## [YOUR GOAL]
Repeat precisely the span of lines below that opens with the line containing "if (tid == 0) s_dirty = 0;" and closes with the line containing "if constexpr (R_MAX", both included.

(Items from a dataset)
● ● ●

@@ -93,6 +93,11 @@
 hipError_t sketch_dna_launch(const uint8_t* d_seq, uint64_t len, uint32_t k, uint64_t seed, uint64_t thr,
                              uint64_t* d_out, unsigned long long* d_count, uint64_t cap, hipStream_t stream) {
     return sketch_any(d_seq, len, k, seed, thr, d_out, d_count, cap, false, stream);
+}
+
+hipError_t sketch_dna_launch_grid(const uint8_t* d_seq, uint64_t len, uint32_t k, uint64_t seed, uint64_t thr,
+                                  uint64_t* d_out, unsigned long long* d_count, uint64_t cap, uint32_t grid, hipStream_t stream) {
+    return sketch_any(d_seq, len, k, seed, thr, d_out, d_count, cap, false, stream, grid);
 }
 
 hipError_t kmer_hashes_launch(const uint8_t* d_seq, uint64_t len, uint32_t k, uint64_t seed, uint64_t* d_out,
diff --git a/sourmash_amd/csrc/sketch_kernel.hpp b/sourmash_amd/csrc/sketch_kernel.hpp
--- a/sourmash_amd/csrc/sketch_kernel.hpp
+++ b/sourmash_amd/csrc/sketch_kernel.hpp
@@ -4,6 +4,7 @@
 #include <utility>
 #include "kmer_core.hpp"
 #include "tile_launch.hpp"
+#include "arena.hpp"
 
 namespace smg {
 
@@ -24,17 +25,22 @@
 constexpr bool sk_one_round(int k) { return k <= 17; }
 constexpr int sk_rounds_max(int k, bool dense) { return !dense && sk_staged(k) && !sk_one_round(k) ? SK_R_MAX : 1; }
 constexpr int sk_out_cap(int r_max) { return r_max >= 3 ? SK_OUT_CAP / 2 : SK_OUT_CAP; }
+#ifdef SMG_SK_STATIC_WALK
+constexpr bool sk_handout(int) { return false; }
+#else
+constexpr bool sk_handout(int) { return true; }
+#endif
 #ifdef SMG_SK_GRID_PER_CU
-constexpr unsigned sk_grid_per_cu(int) { return SMG_SK_GRID_PER_CU; }
+constexpr unsigned sk_grid_per_cu(int, bool) { return SMG_SK_GRID_PER_CU; }
 #else
-constexpr unsigned sk_grid_per_cu(int r_max) { return r_max > 1 ? 32 : 8; }
+constexpr unsigned sk_grid_per_cu(int r_max, bool handout) { return handout ? 0 : r_max > 1 ? 32 : 8; }
 #endif
 
 template <int K, int P, bool DENSE>
 __global__ __launch_bounds__(SK_BLOCK) void sketch_dna_kernel(
     const uint8_t* __restrict__ seq, uint64_t len, uint64_t seed, uint64_t thr,
     uint64_t* __restrict__ out, unsigned long long* __restrict__ out_count, uint64_t out_cap,
-    uint64_t n_tiles, uint32_t skip, uint32_t rounds) {
+    uint64_t n_tiles, uint32_t skip, uint32_t rounds, unsigned long long* __restrict__ tile_counter) {
     constexpr int R_MAX = sk_rounds_max(K, DENSE), OUT_CAP = sk_out_cap(R_MAX);
     using T = TileGeom<K, P, SK_BLOCK, R_MAX>;
     constexpr int WINDOW = T::WINDOW, LANE_RD = T::LANE_RD, IN_CHUNKS = T::IN_CHUNKS;
@@ -48,12 +54,15 @@
     __shared__ uint64_t s_out[OUT_CAP];
     __shared__ unsigned int s_cnt;
     __shared__ unsigned long long s_base;
+    __shared__ unsigned long long s_next;
+    const bool handout = !DENSE && sk_handout(K) && tile_counter != nullptr;
     const LdsSink<OUT_CAP, SK_BLOCK> sink{{s_out}, &s_cnt, &s_base, {out}, out_count, out_cap};
 
     const int tid = threadIdx.x;
     if (tid == 0) s_cnt = 0;
 
-    for (uint64_t tile = blockIdx.x; tile < n_tiles; tile += gridDim.x) {
+    uint64_t tile = tile_first(blockIdx.x);
+    while (!tile_end(tile, n_tiles)) {
         const uint64_t base = tile * ((uint64_t)n_rounds * WINDOW);
         if constexpr (STAGED) {
             if (tid == 0) s_dirty = 0;
@@ -82,6 +91,9 @@
             }
         }
         __syncthreads();
+        if constexpr (!DENSE && sk_handout(K)) {
+            if (handout && tid == 0) s_next = tile_from_ticket(gridDim.x, atomicAdd(tile_counter, 1ull));
+        }
         uint32_t raw[LANE_RD];
         if constexpr (R_MAX == 1) read_window<LANE_RD, P>(s_in, tid, raw);
         auto emit = [&](int o, uint64_t h) {
@@ -111,8 +123,15 @@
         } else {
             process_lane<K, P, !DENSE, sk_plain_mul(K, DENSE)>(raw, seed, thr, emit);
         }
-        if constexpr (DENSE) continue;
+        if constexpr (DENSE) { tile += gridDim.x; continue; }
         __syncthreads();
+        if (handout) {
+            const unsigned long long next = s_next;
+            tile = ((uint64_t)(uint32_t)__builtin_amdgcn_readfirstlane((int)(uint32_t)(next >> 32)) << 32) |
+                   (uint32_t)__builtin_amdgcn_readfirstlane((int)(uint32_t)next);
+        } else {
+            tile += gridDim.x;
+        }
         sink.flush(OUT_CAP / 2);
     }
     if constexpr (DENSE) return;
@@ -120,20 +139,52 @@
     sink.flush(1);
 }
 
-typedef hipError_t (*sketch_launch_fn)(const uint8_t*, uint64_t, uint64_t, uint64_t, uint64_t*, unsigned long long*, uint64_t, hipStream_t);
+typedef hipError_t (*sketch_launch_fn)(const uint8_t*, uint64_t, uint64_t, uint64_t, uint64_t*, unsigned long long*, uint64_t, uint32_t, hipStream_t);
+template <int K, bool DENSE>
+unsigned sk_resident_grid() {
+    static const unsigned resident = [] {
+        int per_cu = 0, dev = 0, cus = 0;
+        if (hipOccupancyMaxActiveBlocksPerMultiprocessor(&per_cu, (const void*)sketch_dna_kernel<K, 16, DENSE>, SK_BLOCK, 0) != hipSuccess ||
+            hipGetDevice(&dev) != hipSuccess || hipDeviceGetAttribute(&cus, hipDeviceAttributeMultiprocessorCount, dev) != hipSuccess ||
+            per_cu < 1 || cus < 1) {
+            (void)hipGetLastError();
+            return 2048u;
+        }
+        return (unsigned)per_cu * (unsigned)cus;
+    }();
+    return resident;
+}
 template <bool DENSE>
 struct SketchLaunch {
     using fn = sketch_launch_fn;
     static constexpr int KMAX = SK_FAST_MAX_K;
     template <int K>
     static hipError_t launch(const uint8_t* d_seq, uint64_t len, uint64_t seed, uint64_t thr, uint64_t* d_out,
-                             unsigned long long* d_count, uint64_t cap, hipStream_t stream) {
+                             unsigned long long* d_count, uint64_t cap, uint32_t grid, hipStream_t stream) {
         constexpr uint32_t WINDOW = (uint32_t)SK_BLOCK * 16, R_MAX = (uint32_t)sk_rounds_max(K, DENSE);
         const uint32_t rounds = sk_tile_rounds(thr, R_MAX, WINDOW, (uint32_t)sk_out_cap((int)R_MAX));
         const TileSpan t = align_to_tiles(d_seq, len, (uint64_t)rounds * WINDOW);
         if (t.n_tiles == 0) return hipSuccess;
-        hipLaunchKernelGGL((sketch_dna_kernel<K, 16, DENSE>), dim3(sk_grid(t.n_tiles, sk_grid_per_cu((int)R_MAX))), dim3(SK_BLOCK), 0, stream,
-                           t.seq, t.len, seed, thr, d_out, d_count, cap, t.n_tiles, t.skip, rounds);
+        constexpr unsigned per_cu = sk_grid_per_cu((int)R_MAX, !DENSE && sk_handout(K));
+        unsigned g;
+        if (grid && !DENSE) {
+            g = grid;
+        } else if constexpr (per_cu == 0) {
+            const unsigned resident = sk_resident_grid<K, DENSE>();
+            g = (unsigned)(t.n_tiles < resident ? t.n_tiles : resident);
+        } else {
+            g = sk_grid(t.n_tiles, per_cu);
+        }
+        ArenaBuf counter;
+        if constexpr (!DENSE && sk_handout(K)) {
+            if (t.n_tiles > g) {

● ● ●

## [RESPONSE AREA]
             if (tid == 0) s_dirty = 0;
@@ -82,6 +91,9 @@
             }
         }
         __syncthreads();
+        if constexpr (!DENSE && sk_handout(K)) {
+            if (handout && tid == 0) s_next = tile_from_ticket(gridDim.x, atomicAdd(tile_counter, 1ull));
+        }
         uint32_t raw[LANE_RD];
         if constexpr (R_MAX == 1) read_window<LANE_RD, P>(s_in, tid, raw);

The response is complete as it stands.